What to do
Whenever a line in this data holds the word "nullptr", report that line in full.

Records from a data source:
## Add batch-sized GEMM kernel with intra-block K split and LDS reduction

Adds a new 512-thread, 64xBN tile GEMM kernel. Its waves split the K dimension inside the block and reduce partial sums through LDS, so no split-K workspace pass or separate reduce kernel is needed. It is routed by default for specific shapes: config 23 with M of 256 to 512 and N up to 1024, and transA split-2 config 20 cases. The aim is to raise per-tile parallelism for mid-sized batch GEMMs and drop the extra reduction launch. The trade-off is one block per CU with heavy LDS use, plus a new code path whose numerics differ in summation order.

After: 160,100 (median of 6 runs). No clear change (+0.4%).

```diff
diff --git a/include/vqa_hot.h b/include/vqa_hot.h
--- a/include/vqa_hot.h
+++ b/include/vqa_hot.h
@@ -52,6 +52,7 @@
 int vqa_gemm_set_config(int cfg);
 int vqa_gemm_set_gru_config(int cfg);
 int vqa_gemm_set_tall_config(int cfg);
+int vqa_gemm_batch_set_mode(int mode);
 
 int vqa_ln_set_fast(int on);
 int vqa_ln_relu_fwd(const float* pre, const float* gamma, const float* beta, const uint8_t* keepmask,
diff --git a/vqa-transfer-externaldata_amd/_lib.py b/vqa-transfer-externaldata_amd/_lib.py
--- a/vqa-transfer-externaldata_amd/_lib.py
+++ b/vqa-transfer-externaldata_amd/_lib.py
@@ -130,6 +130,7 @@
     "vqa_gemm_f32_gather": (_I, [_I, _I, _I, _P, _I, _P, _I, _L, _P, _I, _P, _I, _P, _P, _I, _P]),
     "vqa_gemm_set_tall_config": (_I, [_I]),
     "vqa_gemm_set_max_blocks": (_I, [_I]),
+    "vqa_gemm_batch_set_mode": (_I, [_I]),
     "vqa_gemm_set_order": (_I, [_I]),
     "vqa_gemm_set_config": (_I, [_I]),
     "vqa_conv_set_config": (_I, [_I]),
diff --git a/vqa-transfer-externaldata_amd/csrc/gemm_batch.hip b/vqa-transfer-externaldata_amd/csrc/gemm_batch.hip
--- /dev/null
+++ b/vqa-transfer-externaldata_amd/csrc/gemm_batch.hip
@@ -0,0 +1,280 @@
+
+#include "vqa_common.h"
+#include "gemm_args.h"
+
+namespace {
+
+typedef float f32x16 __attribute__((ext_vector_type(16)));
+typedef unsigned int u32x4 __attribute__((ext_vector_type(4)));
+
+constexpr int BM = 64;
+constexpr int NT = 512;
+constexpr unsigned OOB = 0xFFFFFFF0u;
+
+__device__ __forceinline__ int xcd_remap(int lin, int total) {
+    const int q = total >> 3, r = total & 7;
+    const int xcd = lin & 7, idx = lin >> 3;
+    return (xcd < r ? xcd * (q + 1) : r * (q + 1) + (xcd - r) * q) + idx;
+}
+
+__device__ __forceinline__ float4 as_f4(u32x4 v) {
+    return make_float4(__uint_as_float(v.x), __uint_as_float(v.y), __uint_as_float(v.z), __uint_as_float(v.w));
+}
+
+template <int BR, int DEPTH, bool KC, bool HALVES>
+struct Tile {
+    static constexpr int LD = DEPTH + 4;
+    static constexpr int FL = KC ? BR * LD : DEPTH * BR;
+    static constexpr int QPR = KC ? DEPTH / 4 : BR / 4;
+    static constexpr int NV = BR * DEPTH / 4 / NT;
+    static_assert(NV * NT == BR * DEPTH / 4, "whole float4 per thread");
+    unsigned off[NV];
+    u32x4 reg[NV];
+
+    __device__ __forceinline__ void init(int ld, int r0, int RLIM, int kadd) {
+#pragma unroll
+        for (int i = 0; i < NV; ++i) {
+            const int idx = threadIdx.x + i * NT;
+            const int a = idx / QPR, q = (idx % QPR) * 4;
+            if (KC) {
+                const int k = (HALVES && q >= DEPTH / 2) ? q + kadd : q;
+                off[i] = (unsigned)(((int64_t)min(r0 + a, RLIM - 1) * ld + k) * 4);
+            } else {
+                const int k = (HALVES && a >= DEPTH / 2) ? a + kadd : a;
+                off[i] = (unsigned)(((int64_t)k * ld + (r0 + q < RLIM ? r0 + q : 0)) * 4);
+            }
+        }
+    }
+    __device__ __forceinline__ void load(__amdgpu_buffer_rsrc_t rs, unsigned soff) {
+#pragma unroll
+        for (int i = 0; i < NV; ++i) reg[i] = __builtin_amdgcn_raw_buffer_load_b128(rs, off[i], soff, 0);
+    }
+    __device__ __forceinline__ void load_tail(__amdgpu_buffer_rsrc_t rs, int ld, int k0, int K) {
+#pragma unroll
+        for (int i = 0; i < NV; ++i) {
+            const int idx = threadIdx.x + i * NT;
+            const int a = idx / QPR, q = (idx % QPR) * 4;
+            const int k = k0 + (KC ? q : a);
+            const unsigned kb = (unsigned)(KC ? k0 : k0 * ld) * 4u;
+            reg[i] = __builtin_amdgcn_raw_buffer_load_b128(rs, k < K ? off[i] + kb : OOB, 0, 0);
+        }
+    }
+    __device__ __forceinline__ void store(float* s) const {
+#pragma unroll
+        for (int i = 0; i < NV; ++i) {
+            const int idx = threadIdx.x + i * NT;
+            const int a = idx / QPR, q = (idx % QPR) * 4;
+            *reinterpret_cast<float4*>(s + a * (KC ? LD : BR) + q) = as_f4(reg[i]);
+        }
+    }
+};
+
+template <int BR, int DEPTH, bool KC>
+__device__ __forceinline__ float4 frag4(const float* s, int r0, int c, int lane) {
+    const int i = lane & 31, h = lane >> 5;
+    if (KC) return *reinterpret_cast<const float4*>(s + (r0 + i) * (DEPTH + 4) + c * 8 + h * 4);
+    const float* p = s + (c * 8 + h * 4) * BR + r0 + i;
+    return make_float4(p[0], p[BR], p[2 * BR], p[3 * BR]);
+}
+
+template <bool HALVES>
+struct Form {
+    static constexpr int TN = HALVES ? 2 : 1;
+    static constexpr int BN = 32 * TN;
+    static constexpr int G = HALVES ? 2 : 4;
+    static constexpr int SUB = 8 / G;
+    static constexpr int SUB_N = SUB / 2;
+    static constexpr int TW = TN / SUB_N;
+    static constexpr int DEPTH = 128;
+    static constexpr int STEP = HALVES ? DEPTH / 2 : DEPTH;
+    static constexpr int NC = DEPTH / 8 / G;
+};
+
+template <bool HALVES, bool A_KC, bool B_KC>
+constexpr size_t lds_bytes() {
+    using F = Form<HALVES>;
+    const size_t a = A_KC ? BM * (F::DEPTH + 4) : F::DEPTH * BM, b = B_KC ? F::BN * (F::DEPTH + 4) : F::DEPTH * F::BN;
+    const size_t ops = 2 * (a + b), red = (size_t)F::G * BM * (F::BN + 4);
+    return (ops > red ? ops : red) * sizeof(float);
+}
+
+template <bool HALVES, bool A_KC, bool B_KC>
+__global__ __launch_bounds__(NT, 1) void gemm_batch_kernel(GemmArgs p) {
+    using F = Form<HALVES>;
+    constexpr int BN = F::BN, G = F::G, SUB = F::SUB, TW = F::TW, DEPTH = F::DEPTH, NC = F::NC;
+    using TA = Tile<BM, DEPTH, A_KC, HALVES>;
+    using TB = Tile<BN, DEPTH, B_KC, HALVES>;
+    extern __shared__ __attribute__((aligned(16))) float smem[];
+    float* const L0 = smem;
+    float* const L1 = smem + TA::FL + TB::FL;
+
+    const int lane = threadIdx.x & 63, wave = threadIdx.x >> 6;
+    const int sub = wave % SUB, g = wave / SUB;
+    const int wr = (sub & 1) * 32, wc = (sub >> 1) * TW * 32;
+    const int tile = xcd_remap(blockIdx.x, p.tiles_m * p.tiles_n);
+    const int m0 = (tile % p.tiles_m) * BM, n0 = (tile / p.tiles_m) * BN;
+
+    f32x16 acc[TW];
+#pragma unroll
+    for (int b = 0; b < TW; ++b)
+#pragma unroll
+        for (int r = 0; r < 16; ++r) acc[b][r] = 0.f;
+
+    const __amdgpu_buffer_rsrc_t rsA = __builtin_amdgcn_make_buffer_rsrc(const_cast<float*>(p.A), 0, (int)p.a_bytes, 0x00020000);
+    const __amdgpu_buffer_rsrc_t rsB = __builtin_amdgcn_make_buffer_rsrc(const_cast<float*>(p.B), 0, (int)p.b_bytes, 0x00020000);
+    const int kadd = p.k_per_split - F::STEP;
+    TA sa;
+    TB sb;
+    sa.init(p.lda, m0, p.M, kadd);
+    sb.init(p.ldb, n0, p.N, kadd);
+    const unsigned stepA = (unsigned)(A_KC ? F::STEP : F::STEP * p.lda) * 4u;
+    const unsigned stepB = (unsigned)(B_KC ? F::STEP : F::STEP * p.ldb) * 4u;
+    const int nfull = HALVES ? p.k_per_split / F::STEP : p.K / DEPTH;
+    const int nt = HALVES ? nfull : nfull + (p.K % DEPTH != 0);
+    auto fetch = [&](int t) {
+        if (HALVES || t < nfull) {
+            sa.load(rsA, (unsigned)t * stepA);
+            sb.load(rsB, (unsigned)t * stepB);
+        } else {
+            sa.load_tail(rsA, p.lda, t * DEPTH, p.K);
+            sb.load_tail(rsB, p.ldb, t * DEPTH, p.K);
+        }
+    };
+    auto chunk = [&](int cc) { return HALVES ? g * NC + cc : cc * G + g; };
+    auto compute = [&](const float* As, const float* Bs) {
+        float4 af[2], bf[2][TW];
+        af[0] = frag4<BM, DEPTH, A_KC>(As, wr, chunk(0), lane);
+#pragma unroll
+        for (int b = 0; b < TW; ++b) bf[0][b] = frag4<BN, DEPTH, B_KC>(Bs, wc + b * 32, chunk(0), lane);
+#pragma unroll
+        for (int cc = 0; cc < NC; ++cc) {
+            const int cur = cc & 1, nx = cur ^ 1;
+            if (cc + 1 < NC) {
+                af[nx] = frag4<BM, DEPTH, A_KC>(As, wr, chunk(cc + 1), lane);
+#pragma unroll
+                for (int b = 0; b < TW; ++b) bf[nx][b] = frag4<BN, DEPTH, B_KC>(Bs, wc + b * 32, chunk(cc + 1), lane);
+            }
+            __builtin_amdgcn_sched_barrier(0);
+#pragma unroll
+            for (int j = 0; j < 4; ++j)
+#pragma unroll
+                for (int b = 0; b < TW; ++b) {
+                    const float x = j == 0 ? af[cur].x : j == 1 ? af[cur].y : j == 2 ? af[cur].z : af[cur].w;
+                    const float y = j == 0 ? bf[cur][b].x : j == 1 ? bf[cur][b].y : j == 2 ? bf[cur][b].z : bf[cur][b].w;
+                    acc[b] = __builtin_amdgcn_mfma_f32_32x32x2f32(x, y, acc[b], 0, 0, 0);
+                }
+            __builtin_amdgcn_sched_barrier(0);
+        }
+    };
+    auto step = [&](int t, float* cur, float* nxt) {
+        const bool more = t + 1 < nt;
+        if (more) fetch(t + 1);
+        __builtin_amdgcn_sched_barrier(0);
+        compute(cur, cur + TA::FL);
+        __builtin_amdgcn_sched_barrier(0);
+        if (more) {
+            sa.store(nxt);
+            sb.store(nxt + TA::FL);
+        }
+        __syncthreads();
+    };
+
+    if (nt > 0) {
+        fetch(0);
+        sa.store(L0);
+        sb.store(L0 + TA::FL);
+    }
+    __syncthreads();
+    int t = 0;
+    for (; t + 1 < nt; t += 2) {
+        step(t, L0, L1);
+        step(t + 1, L1, L0);
+    }
+    if (t < nt) step(t, L0, L1);
+
+    constexpr int SLD = BN + 4;
+    constexpr int Q = BN / 4;
+    constexpr int RPW = BM / 8;
+    constexpr int ITEMS = RPW * Q / 64;
+    static_assert(ITEMS * 64 == RPW * Q, "whole float4 per lane");
+    float4 bv[ITEMS], dv[ITEMS];
+#pragma unroll
+    for (int i = 0; i < ITEMS; ++i) {
+        const int idx = lane + 64 * i;
+        const int grow = m0 + wave * RPW + idx / Q, gcol = n0 + (idx % Q) * 4;
+        const bool ok = grow < p.M && gcol < p.N;
+        bv[i] = (ok && p.bias != nullptr) ? *reinterpret_cast<const float4*>(p.bias + gcol) : make_float4(0.f, 0.f, 0.f, 0.f);
+        dv[i] = (ok && p.D != nullptr) ? *reinterpret_cast<const float4*>(p.D + (int64_t)grow * p.ldd + gcol)
+                                       : make_float4(0.f, 0.f, 0.f, 0.f);
+    }
+    float* part = smem + g * BM * SLD;
+#pragma unroll
+    for (int b = 0; b < TW; ++b)
+#pragma unroll
+        for (int r = 0; r < 16; ++r)
+            part[(wr + (r & 3) + 8 * (r >> 2) + 4 * (lane >> 5)) * SLD + wc + b * 32 + (lane & 31)] = acc[b][r];
+    __syncthreads();
+#pragma unroll
+    for (int i = 0; i < ITEMS; ++i) {
+        const int idx = lane + 64 * i;
+        const int row = wave * RPW + idx / Q, c4 = (idx % Q) * 4;
+        const int grow = m0 + row, gcol = n0 + c4;
+        const float* src = smem + row * SLD + c4;
+        const float4 s0 = *reinterpret_cast<const float4*>(src);
+        float4 o;
+        if (HALVES) {
+            float4 s1 = *reinterpret_cast<const float4*>(src + BM * SLD);
+            s1.x += 0.f; s1.y += 0.f; s1.z += 0.f; s1.w += 0.f;
+            o = make_float4(s0.x + bv[i].x + dv[i].x + s1.x, s0.y + bv[i].y + dv[i].y + s1.y,
+                            s0.z + bv[i].z + dv[i].z + s1.z, s0.w + bv[i].w + dv[i].w + s1.w);
+        } else {
+            float4 s = s0;
+#pragma unroll
+            for (int q = 1; q < G; ++q) {
+                const float4 v = *reinterpret_cast<const float4*>(src + q * BM * SLD);
+                s.x += v.x; s.y += v.y; s.z += v.z; s.w += v.w;
+            }
+            o = make_float4(s.x + bv[i].x + dv[i].x, s.y + bv[i].y + dv[i].y, s.z + bv[i].z + dv[i].z,
+                            s.w + bv[i].w + dv[i].w);
+        }
+        if (grow < p.M && gcol < p.N) *reinterpret_cast<float4*>(p.C + (int64_t)grow * p.ldc + gcol) = o;
+    }
+}
+
+template <bool HALVES, bool A_KC, bool B_KC>
+int launch(GemmArgs a, hipStream_t st) {
+    constexpr size_t lds = lds_bytes<HALVES, A_KC, B_KC>();
+    auto kern = gemm_batch_kernel<HALVES, A_KC, B_KC>;
+    static bool attr_done = false;
+    if (!attr_done) {
+        if (hipFuncSetAttribute(reinterpret_cast<const void*>(kern), hipFuncAttributeMaxDynamicSharedMemorySize,
+                                (int)lds) != hipSuccess)
+            return VQA_ERR_LAUNCH;
+        attr_done = true;
+    }
+    a.tiles_m = (a.M + BM - 1) / BM;
+    a.tiles_n = (a.N + Form<HALVES>::BN - 1) / Form<HALVES>::BN;
+    hipLaunchKernelGGL(kern, dim3(a.tiles_m * a.tiles_n), dim3(NT), lds, st, a);
+    VQA_CHECK_LAUNCH();
+    return VQA_OK;
+}
+
+template <bool HALVES>
+int launch_layout(int tA, int tB, const GemmArgs& a, hipStream_t st) {
+    if (tA) return launch<HALVES, false, false>(a, st);
+    if (tB) return launch<HALVES, true, true>(a, st);
+    return launch<HALVES, true, false>(a, st);
+}
+
+}
+
+int vqa_gemm_batch_launch(int tA, int tB, const GemmArgs& a, int halves, hipStream_t st) {
+    if (a.N % 4 != 0 || a.ldc % 4 != 0 || !vqa_aligned16(a.C) || (a.bias != nullptr && !vqa_aligned16(a.bias)) ||
+        (a.D != nullptr && (a.ldd % 4 != 0 || !vqa_aligned16(a.D))) || a.K < 4)
+        return VQA_ERR_UNSUPPORTED;
+    if (halves) {
+        if (a.K != 2 * a.k_per_split || a.k_per_split % Form<true>::STEP != 0) return VQA_ERR_UNSUPPORTED;
+        return launch_layout<true>(tA, tB, a, st);
+    }
+    return launch_layout<false>(tA, tB, a, st);
+}
diff --git a/vqa-transfer-externaldata_amd/csrc/gemm_f32.hip b/vqa-transfer-externaldata_amd/csrc/gemm_f32.hip
--- a/vqa-transfer-externaldata_amd/csrc/gemm_f32.hip
+++ b/vqa-transfer-externaldata_amd/csrc/gemm_f32.hip
@@ -949,6 +949,7 @@
 
 }
 int vqa_gru_rs_launch(int epi, const GemmArgs& a, const EpiArgs& ep, hipStream_t st);
+int vqa_gemm_batch_launch(int tA, int tB, const GemmArgs& a, int halves, hipStream_t st);
 namespace {
 template <int EPI>
 int launch_gru(int cfg, const GemmArgs& a_in, const EpiArgs& ep, hipStream_t st) {
@@ -1111,6 +1112,18 @@
     }
     return g_bf16x3_mode;
 }
+int g_batch_mode = -1;
+inline int batch_mode() {
+    if (g_batch_mode < 0) {
+        const char* e = getenv("VQA_HOT_BATCH_GEMM");
+        g_batch_mode = e ? (atoi(e) & 3) : 1;
+    }
+    return g_batch_mode;
+}
+extern "C" int vqa_gemm_batch_set_mode(int mode) {
+    g_batch_mode = mode < 0 ? -1 : (mode & 3);
+    return VQA_OK;
+}
 extern "C" int vqa_gemm_bf16x3_set_mode(int on) {
     g_bf16x3_mode = on < 0 ? -1 : (on ? 1 : 0);
     return VQA_OK;
@@ -1178,6 +1191,19 @@
         int kps = (int)cdiv(cdiv(K, split), 64) * 64;
         a.k_per_split = kps;
         split = (int)cdiv(K, kps);
+    }
+    if (batch_mode() && max_blocks == 0 && g_force_cfg < 0) {
+        const bool halves = split == 2 && K == 2 * a.k_per_split;
+        const bool routed = halves ? (transA && cfg == 20 && (int64_t)M * N <= (1 << 20))
+                                   : (split == 1 && cfg == 23 && M >= 256 && M <= 512 && N <= 1024);
+        if (routed || batch_mode() == 2) {
+            GemmArgs b = a;
+            if (split == 1) b.k_per_split = (int)cdiv(std::max(K, 1), 64) * 64;
+            if ((split == 1 || halves) && fast_ok(transA, transB, b)) {
+                const int rc = vqa_gemm_batch_launch(transA, transB, b, halves ? 1 : 0, st);
+                if (rc != VQA_ERR_UNSUPPORTED) return rc;
+            }
+        }
     }
     if (split > 1) {
         a.C = workspace; a.ldc = N; a.slab_stride = (int64_t)M * N;
```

Response
+        bv[i] = (ok && p.bias != nullptr) ? *reinterpret_cast<const float4*>(p.bias + gcol) : make_float4(0.f, 0.f, 0.f, 0.f);
+        dv[i] = (ok && p.D != nullptr) ? *reinterpret_cast<const float4*>(p.D + (int64_t)grow * p.ldd + gcol)
+    if (a.N % 4 != 0 || a.ldc % 4 != 0 || !vqa_aligned16(a.C) || (a.bias != nullptr && !vqa_aligned16(a.bias)) ||
+        (a.D != nullptr && (a.ldd % 4 != 0 || !vqa_aligned16(a.D))) || a.K < 4)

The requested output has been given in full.